Problem
Word for word, write out all of the entries that follow.

─── Given records ───

#define UVIT_TN_GROUP_MAX 6
struct TnProb {
    const void* Y = nullptr;
    const void* X = nullptr;
    float* C = nullptr;
    float* bias = nullptr;
    float* bias2 = nullptr;
    int bias_end = 0, bias2_begin = 0;
    float* bias_s1 = nullptr; float* bias2_s1 = nullptr; int s1_row = 0;
    int M = 0, Nn = 0, Kk = 0, ldy = 0, ldx = 0, ldc = 0;
    int nm = 0, tiles_n = 0, tiles_k = 0, chunk_steps = 0, chunks = 0;
};
struct TnGroup { TnProb p[UVIT_TN_GROUP_MAX]; int nprob = 0; int max_chunks = 0; };
bool uvit_gemm_tn_group_ok(const TnProb* probs, int n, const GemmTune* tune = nullptr);
int uvit_gemm_tn_group_launch(const TnProb* probs, int n, hipStream_t s, const GemmTune* tune = nullptr);

int uvit_attn_fwd_launch(const void* qkv, const float* biasP, void* out, float* lse, int B, int H, int N, int NP,
                         float scale, float p_drop, uint32_t seed, uint32_t layer, hipStream_t s, const int* bmap = nullptr,
                         int head_dim = 64);
size_t uvit_attn_bwd_fused_ws_bytes(int B, int H, int N);
int uvit_attn_bwd_fused_launch(const void* qkv, const void* o_fwd, const void* d_o, const float* biasP, const float* lse,
                               float* delta, void* dqkv, void* ds_ws, int want_ds, int B, int H, int N, int NP, float scale,
                               float p_drop, uint32_t seed, uint32_t layer, hipStream_t s, const int* bmap = nullptr,
                               int head_dim = 64);
int uvit_attn_dbias_reduce_launch(const void* ds_ws, float* dbias_slab, int accumulate, int B, int H, int N, int NP, hipStream_t s);

int uvit_attn2_fwd_launch(const void* qkv_m, const void* qkv_c, const float* biasP, void* out_m, void* out_c, float* lse,
                          int B, int H, int N, int NP, float scale, float p_drop, uint32_t seed, uint32_t layer, hipStream_t s);
size_t uvit_attn2_bwd_ws_bytes(int B, int H, int N);
int uvit_attn2_bwd_launch(const void* qkv_m, const void* qkv_c, const void* o_m, const void* o_c, const void* d_m, const void* d_c,
                          const float* biasP, const float* lse, float* delta, void* dqkv_m, void* dqkv_c, void* ds_ws, int want_ds,
                          int B, int H, int N, int NP, float scale, float p_drop, uint32_t seed, uint32_t layer, hipStream_t s);
int uvit_attn2_dbias_reduce_launch(const void* ds_ws, float* dbias_slab, int accumulate, int B, int H, int N, int NP, hipStream_t s);

struct LnFwd {
    const float* x = nullptr;
    const float* w = nullptr;
    const float* b = nullptr;
    bf16* y = nullptr;
    float* mean = nullptr;
    float* rstd = nullptr;
    int M = 0, C = 0;
    float eps = 0.f;
    const int* rowidx = nullptr;
    const int* count = nullptr;
    const int* pos = nullptr;
    float* xcopy = nullptr;
    int tokens = 0;
};
int uvit_ln_fwd_launch(const LnFwd& p, hipStream_t s);

struct LsNext {
    const bf16* y = nullptr;
    const float* gamma = nullptr;
    const float* rowscale = nullptr;
    bf16* dy = nullptr;
    float* dgamma = nullptr;
    float* dbias = nullptr;
    int tokens = 0;
    const int* pos = nullptr;
    const int* cnt = nullptr;
    int pad_base = 0;
    bf16* pad2 = nullptr;
    int pad2_cols = 0;
};
struct LnBwd {
    const bf16* dy = nullptr;
    const float* x = nullptr;
    const float* mean = nullptr;
    const float* rstd = nullptr;
    const float* w = nullptr;
    const float* dres = nullptr;
    float* dx = nullptr;
    float* dw = nullptr;
    float* db = nullptr;
    int M = 0, C = 0;
    int nrep = 1;
    size_t rep_stride = 0;
    const int* rowidx = nullptr;
    const int* count = nullptr;
    const int* pos = nullptr;
    LsNext next;
};
int uvit_ln_bwd_launch(const LnBwd& p, hipStream_t s);
int uvit_reduce_replicas_launch(const float* rep, float* out, size_t n, int nrep, size_t stride, hipStream_t s);
int uvit_target_accum_launch(const float* x, const int* rowidx, const int* count, float* acc, int first, int Mmax,
                             int C, float eps, hipStream_t s, const float* sub = nullptr,
                             int ln = 1);
int uvit_variance_loss_launch(const float* out, const int* count, float w, float margin, float loss_scale, float* scratch,
                              float* loss, float* std_loss0_out, void* dout_bf16, int Mmax, int C, hipStream_t s);
int uvit_gather_patch_rows_launch(const float* x, const float* sub, float* v, int B, int P, int C, hipStream_t s);
int uvit_colnorm_launch(float* v, int groups, int rows, int C, float eps, hipStream_t s);
int uvit_axpy_rows_launch(float* acc, const float* v, int first, size_t n, hipStream_t s);
int uvit_gather_masked_rows_launch(const float* dense, const int* rowidx, const int* count, float* out, int Mmax, int P, int C,
                                   hipStream_t s);
int uvit_target_finalize_launch(float* acc, const int* count, int n_layers, int post_ln, int Mmax, int C, float eps,
                                hipStream_t s);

───

Result
#define UVIT_TN_GROUP_MAX 6
struct TnProb {
    const void* Y = nullptr;
    const void* X = nullptr;
    float* C = nullptr;
    float* bias = nullptr;
    float* bias2 = nullptr;
    int bias_end = 0, bias2_begin = 0;
    float* bias_s1 = nullptr; float* bias2_s1 = nullptr; int s1_row = 0;
    int M = 0, Nn = 0, Kk = 0, ldy = 0, ldx = 0, ldc = 0;
    int nm = 0, tiles_n = 0, tiles_k = 0, chunk_steps = 0, chunks = 0;
};
struct TnGroup { TnProb p[UVIT_TN_GROUP_MAX]; int nprob = 0; int max_chunks = 0; };
bool uvit_gemm_tn_group_ok(const TnProb* probs, int n, const GemmTune* tune = nullptr);
int uvit_gemm_tn_group_launch(const TnProb* probs, int n, hipStream_t s, const GemmTune* tune = nullptr);

int uvit_attn_fwd_launch(const void* qkv, const float* biasP, void* out, float* lse, int B, int H, int N, int NP,
                         float scale, float p_drop, uint32_t seed, uint32_t layer, hipStream_t s, const int* bmap = nullptr,
                         int head_dim = 64);
size_t uvit_attn_bwd_fused_ws_bytes(int B, int H, int N);
int uvit_attn_bwd_fused_launch(const void* qkv, const void* o_fwd, const void* d_o, const float* biasP, const float* lse,
                               float* delta, void* dqkv, void* ds_ws, int want_ds, int B, int H, int N, int NP, float scale,
                               float p_drop, uint32_t seed, uint32_t layer, hipStream_t s, const int* bmap = nullptr,
                               int head_dim = 64);
int uvit_attn_dbias_reduce_launch(const void* ds_ws, float* dbias_slab, int accumulate, int B, int H, int N, int NP, hipStream_t s);

int uvit_attn2_fwd_launch(const void* qkv_m, const void* qkv_c, const float* biasP, void* out_m, void* out_c, float* lse,
                          int B, int H, int N, int NP, float scale, float p_drop, uint32_t seed, uint32_t layer, hipStream_t s);
size_t uvit_attn2_bwd_ws_bytes(int B, int H, int N);
int uvit_attn2_bwd_launch(const void* qkv_m, const void* qkv_c, const void* o_m, const void* o_c, const void* d_m, const void* d_c,
                          const float* biasP, const float* lse, float* delta, void* dqkv_m, void* dqkv_c, void* ds_ws, int want_ds,
                          int B, int H, int N, int NP, float scale, float p_drop, uint32_t seed, uint32_t layer, hipStream_t s);
int uvit_attn2_dbias_reduce_launch(const void* ds_ws, float* dbias_slab, int accumulate, int B, int H, int N, int NP, hipStream_t s);

struct LnFwd {
    const float* x = nullptr;
    const float* w = nullptr;
    const float* b = nullptr;
    bf16* y = nullptr;
    float* mean = nullptr;
    float* rstd = nullptr;
    int M = 0, C = 0;
    float eps = 0.f;
    const int* rowidx = nullptr;
    const int* count = nullptr;
    const int* pos = nullptr;
    float* xcopy = nullptr;
    int tokens = 0;
};
int uvit_ln_fwd_launch(const LnFwd& p, hipStream_t s);

struct LsNext {
    const bf16* y = nullptr;
    const float* gamma = nullptr;
    const float* rowscale = nullptr;
    bf16* dy = nullptr;
    float* dgamma = nullptr;
    float* dbias = nullptr;
    int tokens = 0;
    const int* pos = nullptr;
    const int* cnt = nullptr;
    int pad_base = 0;
    bf16* pad2 = nullptr;
    int pad2_cols = 0;
};
struct LnBwd {
    const bf16* dy = nullptr;
    const float* x = nullptr;
    const float* mean = nullptr;
    const float* rstd = nullptr;
    const float* w = nullptr;
    const float* dres = nullptr;
    float* dx = nullptr;
    float* dw = nullptr;
    float* db = nullptr;
    int M = 0, C = 0;
    int nrep = 1;
    size_t rep_stride = 0;
    const int* rowidx = nullptr;
    const int* count = nullptr;
    const int* pos = nullptr;
    LsNext next;
};
int uvit_ln_bwd_launch(const LnBwd& p, hipStream_t s);
int uvit_reduce_replicas_launch(const float* rep, float* out, size_t n, int nrep, size_t stride, hipStream_t s);
int uvit_target_accum_launch(const float* x, const int* rowidx, const int* count, float* acc, int first, int Mmax,
                             int C, float eps, hipStream_t s, const float* sub = nullptr,
                             int ln = 1);
int uvit_variance_loss_launch(const float* out, const int* count, float w, float margin, float loss_scale, float* scratch,
                              float* loss, float* std_loss0_out, void* dout_bf16, int Mmax, int C, hipStream_t s);
int uvit_gather_patch_rows_launch(const float* x, const float* sub, float* v, int B, int P, int C, hipStream_t s);
int uvit_colnorm_launch(float* v, int groups, int rows, int C, float eps, hipStream_t s);
int uvit_axpy_rows_launch(float* acc, const float* v, int first, size_t n, hipStream_t s);
int uvit_gather_masked_rows_launch(const float* dense, const int* rowidx, const int* count, float* out, int Mmax, int P, int C,
                                   hipStream_t s);
int uvit_target_finalize_launch(float* acc, const int* count, int n_layers, int post_ln, int Mmax, int C, float eps,
                                hipStream_t s);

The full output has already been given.